I actually like the B&W conversion as it just adds that something. 

I also have a small restoration villiage within a hour's drive, and yet I've never been there. I guess I'm concerned that is just too commercial with little photographic value.


----------



## cgipson1 (Jun 16, 2012)

nice shot! Backup a bit.. don't crop the roof! And then Sepia that puppy.. might look good.....


----------



## SCraig (Jun 16, 2012)

cgipson1 said:


> nice shot! Backup a bit.. don't crop the roof! And then Sepia that puppy.. might look good.....


Actually I didn't crop the roof off, it got lopped off when I corrected the distortion from using a 17mm lens 

I've got another one from a similar, but not exactly the same, angle from early last year.  This one was shot in portrait mode but there was (almost) enough room to crop it and leave the roof intact.











And another one from a couple of years ago that I have always liked despite the blown-out snow:


----------



## SCraig (Jun 16, 2012)

Joel_W said:


> I actually like the B&W conversion as it just adds that something.
> 
> I also have a small restoration villiage within a hour's drive, and yet I've never been there. I guess I'm concerned that is just too commercial with little photographic value.

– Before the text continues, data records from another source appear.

bool launch_count_within(const double *d_members, int K, int ndim, double thresh_sq,
                         const RegionResult *d_res, const double *d_cands, int M, int *d_counts, const CountMail *mail)
{
	Context *c = ctx();
	const CountMail none = {nullptr, nullptr, 0};
	const CountMail post = mail ? *mail : none;
	const size_t fixed = 4 * 64 * sizeof(int);
	const int tile_n = pick_tile(ndim, 0, fixed);
	if (tile_n <= 0) { set_error("ndim=%d too large for the member tile", ndim); return false; }
	const bool small = (M + 63) / 64 < 2 * c->num_cus;
	const bool fine = mail != nullptr && small;
	const int pts = fine ? 4 : (small ? 16 : 64);
	const int gx = (M + pts - 1) / pts;
	int want = (2 * c->num_cus + gx - 1) / gx;
	int max_split = (K + tile_n - 1) / tile_n;
	int gy = want < max_split ? want : max_split;
	if (mail) gy = 1;
	if (gy < 1) gy = 1;
	if (gy > 65535) gy = 65535;
	int kchunk = (K + gy - 1) / gy;
	kchunk = ((kchunk + tile_n - 1) / tile_n) * tile_n;
	gy = (K + kchunk - 1) / kchunk;
	const int accumulate = gy > 1 ? 1 : 0;
	if (accumulate && !MDNS_HIP(hipMemsetAsync(d_counts, 0, (size_t) M * sizeof(int), c->stream))) return false;
	const size_t lds = (size_t) tile_n * ndim * sizeof(double) + fixed;
	dim3 grid(gx, gy);
	ProfileScope prof(2);
#define COUNT_LAUNCH(D) do { if (fine) hipLaunchKernelGGL((k_count_within<D, 16>), grid, dim3(kBlock), lds, c->stream, \
		d_members, K, ndim, thresh_sq, d_res, d_cands, M, d_counts, kchunk, tile_n, accumulate, post); \
	else if (small) hipLaunchKernelGGL((k_count_within<D, 4>), grid, dim3(kBlock), lds, c->stream, \
		d_members, K, ndim, thresh_sq, d_res, d_cands, M, d_counts, kchunk, tile_n, accumulate, post); \
	else hipLaunchKernelGGL((k_count_within<D, 1>), grid, dim3(kBlock), lds, c->stream, \
		d_members, K, ndim, thresh_sq, d_res, d_cands, M, d_counts, kchunk, tile_n, accumulate, post); } while (0)
	MDNS_DIM_SWITCH(ndim, COUNT_LAUNCH)
#undef COUNT_LAUNCH
	return launched("k_count_within");
}

template <bool NN>
static bool launch_nearest(const double *d_members, int K, int ndim, const double *d_chosen,
                           int nboot, double *d_round_sq, const BootstrapFinish *finish,
                           const unsigned *d_packed = nullptr)
{
	Context *c = ctx();
	const bool small = (K + 63) / 64 < 2 * c->num_cus;
	const size_t fixed = (size_t) 4 * (NN ? 1 : (nboot > 10 ? kRounds : 10)) * (small ? 16 : 64) * sizeof(double);
	const int tile_n = pick_tile(ndim, sizeof(unsigned), fixed);
	if (tile_n <= 0) { set_error("ndim=%d too large for the member tile", ndim); return false; }
	const size_t lds = (size_t) tile_n * ndim * sizeof(double) + fixed + (size_t) tile_n * sizeof(unsigned);
	unsigned *d_mask = const_cast<unsigned *>(d_packed);
	if (!NN && !d_packed) {
		d_mask = (unsigned *) mask_scratch((size_t) K * sizeof(unsigned));
		if (!d_mask) return false;
	}
	const bool fused = !NN && finish && K <= 2048 && !d_packed;
	const int pts = small ? 16 : 64;
	dim3 grid((K + pts - 1) / pts);
	for (int b0 = 0; b0 < nboot; b0 += kRounds) {
		const int nb = nboot - b0 < kRounds ? nboot - b0 : kRounds;
		if (!NN && !fused && !d_packed) {
			const int nthreads = K > nb ? K : nb;
			hipLaunchKernelGGL(k_pack_chosen, dim3((nthreads + kBlock - 1) / kBlock), dim3(kBlock), 0, c->stream,
			                   d_chosen, K, nboot, b0, nb, d_mask, d_round_sq);
			if (!launched("k_pack_chosen")) return false;
		}
		BootstrapFinish fin = {nullptr, nullptr, nullptr, 0};
		if (finish && b0 + kRounds >= nboot) fin = *finish;
		ProfileScope prof(3);
#define NEAR_LAUNCH_R(D, SL, RT) hipLaunchKernelGGL((k_nearest_chosen<D, NN, SL, RT>), grid, dim3(kBlock), lds, c->stream, \
		d_members, K, ndim, d_mask, nb, d_round_sq + b0, tile_n, fin, d_round_sq, nboot, fused ? d_chosen : nullptr, nboot, b0)
#define NEAR_LAUNCH(D) do { \
	if (small) { if (NN || nb <= 10) NEAR_LAUNCH_R(D, 4, 10); else NEAR_LAUNCH_R(D, 4, kRounds); } \
	else       { if (NN || nb <= 10) NEAR_LAUNCH_R(D, 1, 10); else NEAR_LAUNCH_R(D, 1, kRounds); } } while (0)
		MDNS_DIM_SWITCH(ndim, NEAR_LAUNCH)
#undef NEAR_LAUNCH
#undef NEAR_LAUNCH_R
		if (!launched("k_nearest_chosen")) return false;
	}
	return true;
}

bool launch_bootstrap(const double *d_members, int K, int ndim, const double *d_chosen,
                      int nbootstraps, double *d_round_sq, const BootstrapFinish *finish)
{
	return launch_nearest<false>(d_members, K, ndim, d_chosen, nbootstraps, d_round_sq, finish);
}

static int uniform_chunks(int K)
{
	int most = K / 128;
	if (most < 1) most = 1;
	int best = most < 16 ? most : 16;
	static const char *forced = getenv("MDNS_K6_GY");
	if (forced && atoi(forced) > 0) best = atoi(forced) < most ? atoi(forced) : most;
	return best;
}

bool launch_bootstrap_packed(const double *d_members, int K, int ndim, const unsigned *d_packed,
                             int nbootstraps, double *d_round_sq, const BootstrapFinish *finish)
{
	if (nbootstraps > kRounds || !finish) { set_error("packed bootstrap: at most %d rounds, finishing only", kRounds); return false; }
	if (bootstrap_sorted_applies(K, ndim, nbootstraps)) return launch_bootstrap_sorted(d_members, K, ndim, d_packed, nbootstraps, d_round_sq, finish);
	Context *c = ctx();
	static const char *forced = getenv("MDNS_K6_PATH");
	const bool classic = forced && !strcmp(forced, "classic");
	if (ndim >= 1 && ndim <= 5 && K >= 640 && !classic) {
		const int rt = nbootstraps <= 10 ? 10 : kRounds;
		const int gy = uniform_chunks(K);
		int kchunk = (K + gy - 1) / gy;
		kchunk = (kchunk + 3) & ~3;
		const int ny = (K + kchunk - 1) / kchunk;
		const size_t fixed = (size_t) 4 * rt * 64 * sizeof(double);
		int tile_n = pick_tile(ndim, sizeof(unsigned), fixed);
		if (tile_n <= 0) { set_error("ndim=%d too large for the member tile", ndim); return false; }
		if (tile_n > kchunk) tile_n = (kchunk + 15) & ~15;
		const size_t lds = (size_t) tile_n * ndim * sizeof(double) + fixed + (size_t) tile_n * sizeof(unsigned);
		double *d_part = (double *) device_scratch((size_t) ny * K * rt * sizeof(double));
		if (!d_part) return false;
		dim3 grid((K + 63) / 64, ny);
		ProfileScope prof(3);
		note_kernel(3, "k_nearest_uniform<%d, %d>", ndim, rt);
		static const char *merge = getenv("MDNS_K6_MERGE");
		const bool fold = merge && !strcmp(merge, "fold");
		if (fold && !c->fold_tickets.fit_zeroed(grid.x)) return false;
		unsigned *tickets = fold ? c->fold_tickets.get() : nullptr;
#define UNI_LAUNCH(D) do { if (rt == 10) hipLaunchKernelGGL((k_nearest_uniform<D, 10>), grid, dim3(kBlock), lds, c->stream, d_members, K, d_packed, kchunk, tile_n, d_part, tickets, nbootstraps, d_round_sq, *finish, nbootstraps); \
		else hipLaunchKernelGGL((k_nearest_uniform<D, kRounds>), grid, dim3(kBlock), lds, c->stream, d_members, K, d_packed, kchunk, tile_n, d_part, tickets, nbootstraps, d_round_sq, *finish, nbootstraps); } while (0)
		MDNS_DIM5_SWITCH(ndim, UNI_LAUNCH)
#undef UNI_LAUNCH
		if (!launched("k_nearest_uniform")) return false;
		if (fold) return true;
		const dim3 fgrid((K + kBlock / 4 - 1) / (kBlock / 4));
		if (rt == 10) hipLaunchKernelGGL((k_nearest_finish<10>), fgrid, dim3(kBlock), 0, c->stream, (const double *) d_part, K, ny, d_packed, nbootstraps, d_round_sq, *finish, nbootstraps);
		else hipLaunchKernelGGL((k_nearest_finish<kRounds>), fgrid, dim3(kBlock), 0, c->stream, (const double *) d_part, K, ny, d_packed, nbootstraps, d_round_sq, *finish, nbootstraps);
		return launched("k_nearest_finish");
	}
	return launch_nearest<false>(d_members, K, ndim, nullptr, nbootstraps, d_round_sq, finish, d_packed);
}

This one is pretty interesting.  Most of the buildings are full of antiques (I have no idea how they keep them from being stolen) and there is some pretty interesting stuff there.  I like the grist mill best though, probably because I'm on a quest to get a decent shot of it 

There is a real nice looking wrought iron fence on the side where the water wheel is, but there's a big tree in the way on one side and a parking lot full of cars on the other.  I haven't found a way to get everything in that I want and leave everything out that I don't want.


----------



## Joel_W (Jun 16, 2012)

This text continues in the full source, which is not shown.